Case Study 20: The Digestive and Urinary Systems
Marissa, a newborn with a cleft lip and palate, is the third child of Juan and Maria. Both Juan and Maria are “visually alarmed” at Marissa’s appearance; however, Juan is more distant and reserved. Maria is very concerned with Marissa’s wellbeing and future and seems to take blame for Marissa’s physical condition. 2)
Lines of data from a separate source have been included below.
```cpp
#ifndef LRA_V3_WAVES
#define LRA_V3_WAVES 3
#endif
template <class Cfg, int HD, int MODE, int PM>
__global__ __launch_bounds__(Cfg::NT, (Cfg::NT > 256 ? 1 : (Cfg::TF == 64 && HD >= 4 && PM != lra::POW_GENERAL && MODE != lra::OUT_MELR ? (Cfg::PLAN == 1 ? LRA_V3_WAVES : 3) : 2))) void stft2_kernel(lra::StftArgs<typename Cfg::real> a, const typename Cfg::real* __restrict__ y,
                                                                                  void* __restrict__ out) {
    extern __shared__ __attribute__((aligned(16))) char lra_smem[];
    lra::Lds lds;
    lds.base = lra_smem;
    a.y = y;
    a.D = static_cast<typename Cfg::cplx*>(out);
    a.S = static_cast<typename Cfg::real*>(out);
    a.Mel = static_cast<typename Cfg::real*>(out);
    const int blk = lra::xcd_block((int)blockIdx.x, a.xcd_chunk);
    if (blk >= a.n_blocks) return;
    lra::stft_block2<Cfg, HD, MODE, PM>(a, blk, lds);
}

template <class Cfg, int HD, int PM>
__global__ __launch_bounds__(lra::PcLayout<Cfg>::NT, 3) void stft_pc_kernel(lra::StftArgs<typename Cfg::real> a, const typename Cfg::real* __restrict__ y, void* __restrict__ out) {
    extern __shared__ __attribute__((aligned(16))) char lra_smem[];
    lra::Lds lds;
    lds.base = lra_smem;
    a.y = y;
    a.Mel = static_cast<typename Cfg::real*>(out);
    const int blk = lra::xcd_block((int)blockIdx.x, a.xcd_chunk);
    if (blk >= a.n_blocks) return;
    lra::stft_pc_block<Cfg, HD, PM>(a, blk, lds);
}

template <class Cfg, int HC>
__global__ __launch_bounds__(Cfg::NT, Cfg::MIN_WAVES) void istft_kernel(lra::IstftArgs<typename Cfg::real> a, const typename Cfg::cplx* __restrict__ D,
                                                                      const typename Cfg::real* __restrict__ wss, typename Cfg::real* __restrict__ y) {
    extern __shared__ __attribute__((aligned(16))) char lra_smem[];
    lra::Lds lds;
    lds.base = lra_smem;
    a.D = D;
    a.wss = wss;
    a.y = y;
    const int blk = lra::xcd_block((int)blockIdx.x, a.xcd_chunk);
    if (blk >= a.n_blocks) return;
    lra::istft_block<Cfg, HC>(a, blk, lds);
}


namespace lra {

#define LRA_CFG_ALIAS(NAME, ...) using NAME = typename CfgSel<__VA_ARGS__>::type; using NAME##_mel = typename MelCfgOf<NAME>::type; using NAME##_melmany = typename MelManyCfgOf<NAME>::type;
LRA_CFG_ALIAS(cfg_f32_4, float, 4, 0)
LRA_CFG_ALIAS(cfg_f32_5, float, 5, 0)
// ... 85 lines not shown
```

### librosa_amd/csrc/lra_kernels.h

```cpp
#pragma once

#ifndef LRA_ABLATE
#define LRA_ABLATE 0
#endif

#include <cmath>
#include <limits>

#include "lra_fft.h"

#if defined(LRA_PHASE_TIMER) && !defined(LRA_HOSTSIM)
__device__ unsigned long long lra_phase_ticks[16];
#define LRA_TICK(i)                                                    \
    do {                                                               \
        const unsigned long long now__ = __builtin_amdgcn_s_memtime(); \
        tick_acc[i] += now__ - tick_prev;                              \
        tick_prev = now__;                                             \
    } while (0)
#define LRA_TICK_DECL unsigned long long tick_acc[16] = {}, tick_prev = __builtin_amdgcn_s_memtime()
#define LRA_TICK_FLUSH                                                                    \
    do {                                                                                  \
        if ((threadIdx.x & 63) == 0)                                                      \
            for (int i__ = 0; i__ < 16; ++i__) atomicAdd(&lra_phase_ticks[i__], tick_acc[i__]); \
    } while (0)
// ... 26 lines not shown
    cx<T>* D;
    T* S;
    long long row_pitch;
    T* Mel;
    int power_mode;
    T power;
    const int* mel_c0;
    const int* mel_len;
    const int* mel_off;
    const T* mel_val;
    int n_mels;
    const T* mel_wAB;
    const int* mel_run;
    const int* mel_segd;
    int mel_nyq;
    const T* melr_w;
    const T* melr_keep;
    const int* melr_addr;
    int rot_uniform;
    int melr_pmax;
    int melr_zero, melr_mid;
    int shared_off;
    int n_blocks, xcd_chunk;
    unsigned int* nonfinite_flag;
};

LRA_HD int xcd_block(int b, int chunk) { return chunk > 0 ? (b & 7) * chunk + (b >> 3) : b; }

template <class Cfg> LRA_HD int slot_of(int tid) {
    if (Cfg::FPB == 1) return 0;
    if (Cfg::TF >= 64) return LRA_UNIFORM((int)((unsigned)tid / (unsigned)Cfg::TF));
    return (int)((unsigned)tid / (unsigned)Cfg::TF);
}
template <class Cfg> LRA_HD int lane_of(int tid) { return (int)((unsigned)tid % (unsigned)Cfg::TF); }

#ifndef LRA_MELR_NB_SMALL
#define LRA_MELR_NB_SMALL 4
#endif
#ifndef LRA_MELR_PH_SMALL
#define LRA_MELR_PH_SMALL 3
#endif
constexpr int melr_nb_of_tf(int tf, bool many = false) { return tf >= 32 ? 2 : (many ? 8 : LRA_MELR_NB_SMALL); }
constexpr int melr_ph_of_tf(int tf, bool many = false) { return tf >= 32 ? 4 : (many ? 1 : LRA_MELR_PH_SMALL); }
template <class Cfg> constexpr bool melr_many() { return Cfg::TF == 16 && Cfg::NT == 128; }
template <class Cfg> constexpr int melr_nb() { return melr_nb_of_tf(Cfg::TF, melr_many<Cfg>()); }
template <class Cfg> constexpr int melr_ph() { return melr_ph_of_tf(Cfg::TF, melr_many<Cfg>()); }
// ... 1752 lines not shown
```

### librosa_amd/csrc/lra_kernels_pc.h

```cpp
#pragma once

#include "lra_kernels2.h"

namespace lra {

#ifndef LRA_PC_PRIO_PA
#define LRA_PC_PRIO_PA 3
#endif
#ifndef LRA_PC_PRIO_PS
#define LRA_PC_PRIO_PS 2
#endif
#ifndef LRA_PC_PRIO_CA
#define LRA_PC_PRIO_CA 0
#endif
#ifndef LRA_PC_PRIO_CB
#define LRA_PC_PRIO_CB 1
#endif
#ifndef LRA_PC_ROTATE
#define LRA_PC_ROTATE 1
#endif
#ifndef LRA_PC_SPIN_LIMIT
#define LRA_PC_SPIN_LIMIT (1 << 22)
#endif

// ... 79 lines not shown
    __builtin_amdgcn_fence(__ATOMIC_ACQUIRE, "wavefront");
}
__device__ __forceinline__ int pc_flag_load(Lds l, int off) { return *(const volatile __attribute__((address_space(3))) int*)(l.base + off); }
__device__ __forceinline__ void pc_flag_store(Lds l, int off, int v) { *(volatile __attribute__((address_space(3))) int*)(l.base + off) = v; }
__device__ __forceinline__ void pc_wait(Lds l, int off, int want, unsigned int* sticky) {
    int spins = 0;
    while (true) {
        const int v = LRA_UNIFORM(pc_flag_load(l, off));
        if (LRA_LIKELY(v >= want)) break;
        if (LRA_UNLIKELY(++spins > LRA_PC_SPIN_LIMIT)) {
            if (sticky && (threadIdx.x & 63) == 0) atomicOr(sticky, 2u);
            break;
        }
        __builtin_amdgcn_s_sleep(2);
    }
    pc_fence();
}
__device__ __forceinline__ void pc_wait_ready(Lds l, int off, int want, unsigned int* sticky) {
    if (LRA_UNLIKELY(LRA_UNIFORM(pc_flag_load(l, off)) < want)) pc_wait(l, off, want, sticky);
    else pc_fence();
}
#endif

template <class Cfg, int HD> LRA_HD void pc_producer_prologue(const StftArgs<typename Cfg::real>& a, int clip, int frame0, int tf, Regs2<Cfg, HD>& rg) {
    using T = typename Cfg::real;
    if constexpr (Cfg::PLAN == 1) v3_hoist<Cfg, HD>(rg, tf, a.win, a.tw, a.twr);
    else v2_hoist<Cfg, HD>(rg, tf, a.win, a.tw, a.twr);
    v2_fill<Cfg, HD>(a, clip, frame0, tf, rg);
    if constexpr (v2_rotate_asm_ok<Cfg, HD>() && LRA_PC_ROTATE) {
        LRA_UNROLL
        for (int e = 0; e < Cfg::R; ++e) { LRA_KEEP(rg.raw[e].x); LRA_KEEP(rg.raw[e].y); }
    }
    LRA_UNROLL
    for (int e = 0; e < Regs2<Cfg, HD>::NEW; ++e) rg.pf[e] = mk<T>((T)0, (T)0);
}
template <class Cfg, int HD> LRA_HD void pc_producer_pass0(const StftArgs<typename Cfg::real>& a, int clip, int frame, int it, bool more, int tf, Regs2<Cfg, HD>& rg, Lds fr) {
    if (v2_rotate_asm_ok<Cfg, HD>() && LRA_PC_ROTATE) {
        v2_window_rotating<Cfg, HD>(it, rg);
        if (more) v2_issue_loads<Cfg, HD>(a, clip, frame + 1, tf, rg);
        v2_pass0_dft<Cfg, HD>(tf, rg, fr);
    } else {
        if (it > 0) v2_shift<Cfg, HD>(rg);
        if (more) v2_issue_loads<Cfg, HD>(a, clip, frame + 1, tf, rg);
        v2_pass0<Cfg, HD>(frame < a.n_frames, tf, rg, fr);
    }
}

template <class Cfg, int p> LRA_HD void pc_mid_dft_write(typename Cfg::cplx* v, const typename Cfg::cplx* treg, Lds fr, int tf) {
    if constexpr (Cfg::PLAN == 1) {
        v3_mid_twiddle_dft<Cfg>(v, treg);
        v3_mid_write<Cfg>(v, fr, tf);
    } else {
        pass_twiddle_dft_reg<Cfg, p>(v, treg);
        pass_write<Cfg, p>(v, fr, tf);
    }
}
template <class Cfg, int HD> LRA_HD void pc_last_read(Regs2<Cfg, HD>& rg, Lds fr, int tf) {
    if constexpr (Cfg::PLAN == 1) v3_last_read<Cfg, HD>(rg, fr, tf);
    else v2_last_read<Cfg, HD>(rg, fr, tf);
}
template <class Cfg, int HD, int PM> LRA_HD void pc_last_power_row(const StftArgs<typename Cfg::real>& a, int clip, int frame, int tf, Regs2<Cfg, HD>& rg, Lds pwr) {
    if constexpr (Cfg::PLAN == 1) v3_last_split_store<Cfg, HD, OUT_MELR, PM, false>(a, clip, frame, frame < a.n_frames, tf, rg, pwr);
    else v2_last_split_store<Cfg, HD, OUT_MELR, PM, false, false>(a, clip, frame, frame < a.n_frames, tf, rg, pwr);
}

template <class Cfg> LRA_HD void pc_consumer_prologue(const StftArgs<typename Cfg::real>& a, int clip, int f_first, int iters, int tf, PcRegs<Cfg>& rg, Lds wg) {
    using T = typename Cfg::real;
    using C = typename Cfg::cplx;
    using RG = PcRegs<Cfg>;
    constexpr int BPL = Cfg::R / 2, TF = Cfg::TF;
    const C* __restrict__ w2 = reinterpret_cast<const C*>(a.melr_w);
    LRA_UNROLL
    for (int run = 0; run < 2; ++run) {
        LRA_UNROLL
        for (int j = 0; j < BPL; ++j) rg.w[run * BPL + j] = w2[BPL * (run * TF + tf) + j];
    }
    rg.wq = w2[Cfg::M];
    LRA_UNROLL
    for (int jj = 0; jj < Cfg::R; ++jj) rg.keep[jj] = a.melr_keep[jj * TF + tf];
    LRA_UNROLL
    for (int b = 0; b < RG::NB; ++b) {
        const int m = RG::NB * tf + b;
        LRA_UNROLL
        for (int h = 0; h < 2; ++h) {
            LRA_UNROLL
            for (int q = 0; q < RG::PH; ++q) {
                const int ad = PcLayout<Cfg>::rs_off() + (m < a.n_mels ? a.melr_addr[(h * a.melr_pmax + q) * a.n_mels + m] : a.melr_zero);
                rg.mad[b][h * RG::PH + q] = pc_mad_addr(wg, ad & ~(2 * (int)sizeof(T) - 1));
            }
        }
    }
    LRA_UNROLL
    for (int run = 0; run < 2; ++run) {
        const int first = 8 * (run * TF + tf);
        rg.pwa[2 * run] = v2_pw_index<Cfg>(first) * (int)sizeof(T);
        rg.pwa[2 * run + 1] = v2_pw_index<Cfg>(first + 4) * (int)sizeof(T);
    }
    rg.pwx = (tf == 0 ? v2_pw_index<Cfg>(Cfg::M) : 0) * (int)sizeof(T);
    LRA_UNROLL
    for (int b = 0; b < RG::NB; ++b) {
        const int m = RG::NB * tf + b;
        rg.row[b] = a.Mel + ((long long)clip * a.n_mels + (m < a.n_mels ? m : 0)) * a.n_frames;
    }
    LRA_UNROLL
    for (int s = 0; s < RG::NP; ++s) {
        LRA_UNROLL
        for (int b = 0; b < RG::NB; ++b) {
            rg.ph[s][b] = LRA_MEL_ALIGNED_BURSTS ? (int)(((long long)clip * a.n_mels * a.n_frames + (long long)b * a.n_frames + f_first + s * iters) & (RG::TILE - 1)) : 0;
            LRA_UNROLL
            for (int k = 0; k < RG::TILE; ++k) rg.mt[s][RG::TILE * b + k] = (T)0;
        }
    }
    rg.pw_extra = (T)0;
}
template <class Cfg> LRA_HD void pc_runs_read(PcRegs<Cfg>& rg, Lds pwr) {
    using T = typename Cfg::real;
    constexpr int BPL = Cfg::R / 2;
    static_assert(BPL == 8, "runs of 8 bins");
    LRA_UNROLL
    for (int run = 0; run < 2; ++run) {
        const V4<T> lo = lds_ld<V4<T>>(pwr, rg.pwa[2 * run]), hi = lds_ld<V4<T>>(pwr, rg.pwa[2 * run + 1]);
        T* d = rg.pw + run * BPL;
        d[0] = lo.a; d[1] = lo.b; d[2] = lo.c; d[3] = lo.d; d[4] = hi.a; d[5] = hi.b; d[6] = hi.c; d[7] = hi.d;
    }
    rg.pw_extra = lds_ld<T>(pwr, rg.pwx);
}
template <class Cfg> LRA_HD void pc_accumulate(const StftArgs<typename Cfg::real>& a, int tf, PcRegs<Cfg>& rg, Lds rs) {
    using T = typename Cfg::real;
    using C = typename Cfg::cplx;
    constexpr int BPL = Cfg::R / 2, TF = Cfg::TF;
    LRA_UNROLL
    for (int run = 0; run < 2; ++run) {
        C acc = mk<T>((T)0, (T)0);
        LRA_UNROLL
        for (int j = 0; j < BPL; ++j) {
            const int jj = run * BPL + j;
// ... 31 lines not shown
            LRA_UNROLL
            for (int q = 0; q < PH; ++q) acc += x[b][h * PH + q];
            part[h] = acc;
        }
        const T v = part[0] + part[1];
        int s8;
        if constexpr (UNI) {
            s8 = (rg.ph[S][b] + it) & (MT - 1);
            mt[MT * b + s8] = v;
        } else {
            s8 = (int)((rg.row[b] - a.Mel + frame) & (MT - 1));
            LRA_UNROLL
            for (int k = 0; k < MT; ++k) mt[MT * b + k] = k == s8 ? v : mt[MT * b + k];
        }
        if (last_of_slot || s8 == MT - 1) {
            T t8[MT];
            pc_tile_band(mt, b, t8);
            melr_burst_row(rg.row[b] + (frame - s8), s8, it, t8);
        }
    }
    return mt;
}

#ifndef LRA_HOSTSIM
template <class Cfg, bool UNI> __device__ __forceinline__ void pc_consumer(const StftArgs<typename Cfg::real>& a, int clip, int f_first, int iters, int n_it, Lds lds) {
    using L = PcLayout<Cfg>;
    constexpr int TF = Cfg::TF;
    PcRegs<Cfg> rg;
    const Lds rs = lds_sub(lds, L::rs_off());
    const int tf = (int)(threadIdx.x & (TF - 1));
    pc_consumer_prologue<Cfg>(a, clip, f_first, iters, tf, rg, lds);
    pc_fence();
    for (int it = 0; it < n_it; ++it) {
#define LRA_PC_SERVE(S)                                                                                                        \
        {                                                                                                                      \
            const int frame = f_first + S * iters + it;                                                                       \
            v2_setprio<LRA_PC_PRIO_CA>();                                                                                      \
            pc_wait_ready(lds, L::ready_off(S), it + 1, a.nonfinite_flag);                                                     \
            pc_runs_read<Cfg>(rg, lds_sub(lds, L::pw_off(S)));                                                                 \
            pc_fence();                                                                                                        \
            if (tf == 0) pc_flag_store(lds, L::consumed_off(S), it + 1);                             \
            pc_fence();                                                                                                        \
            pc_accumulate<Cfg>(a, tf, rg, rs);                                                                                 \
            pc_fence();                                                                                                        \
            v2_setprio<LRA_PC_PRIO_CB>();                                                                                      \
            if (frame < a.n_frames) rg.mt[S] = pc_combine<Cfg, S, UNI>(a, clip, frame, tf, it, it + 1 == iters || frame + 1 >= a.n_frames, rg, lds, rg.mt[S]); \
            pc_fence();                                                                                                        \
        }
        LRA_PC_SERVE(0)
        LRA_PC_SERVE(1)
#undef LRA_PC_SERVE
    }
}
#endif
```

The incidence of cleft lip (CL) with or without cleft palate (CP) is approximately 1 in 800 live births. The incidence of CP alone is 1 in 2000 live births. CL with or without CP is more common in males, and CP alone is more common in females. The defect appears more often in Asians and certain tribes of Native Americans than in whites and less frequently in blacks. History shows that heredity plays a role in the occurrence of cleft lip and palate deformities. There is a 40% increase of clefting in siblings of a child with a cleft lip or palate. Parental age also seems to be a contributing factor; the risk of having an infant with a cleft lip or palate deformity increases in parents older than age 30. Certain medications, such as phenytoin sodium, have been shown to increase the incidence of cleft lip and palate. Maternal smoking in the first trimester is believed to be the cause of 11-12% of all cases of CL and/or CP. 3)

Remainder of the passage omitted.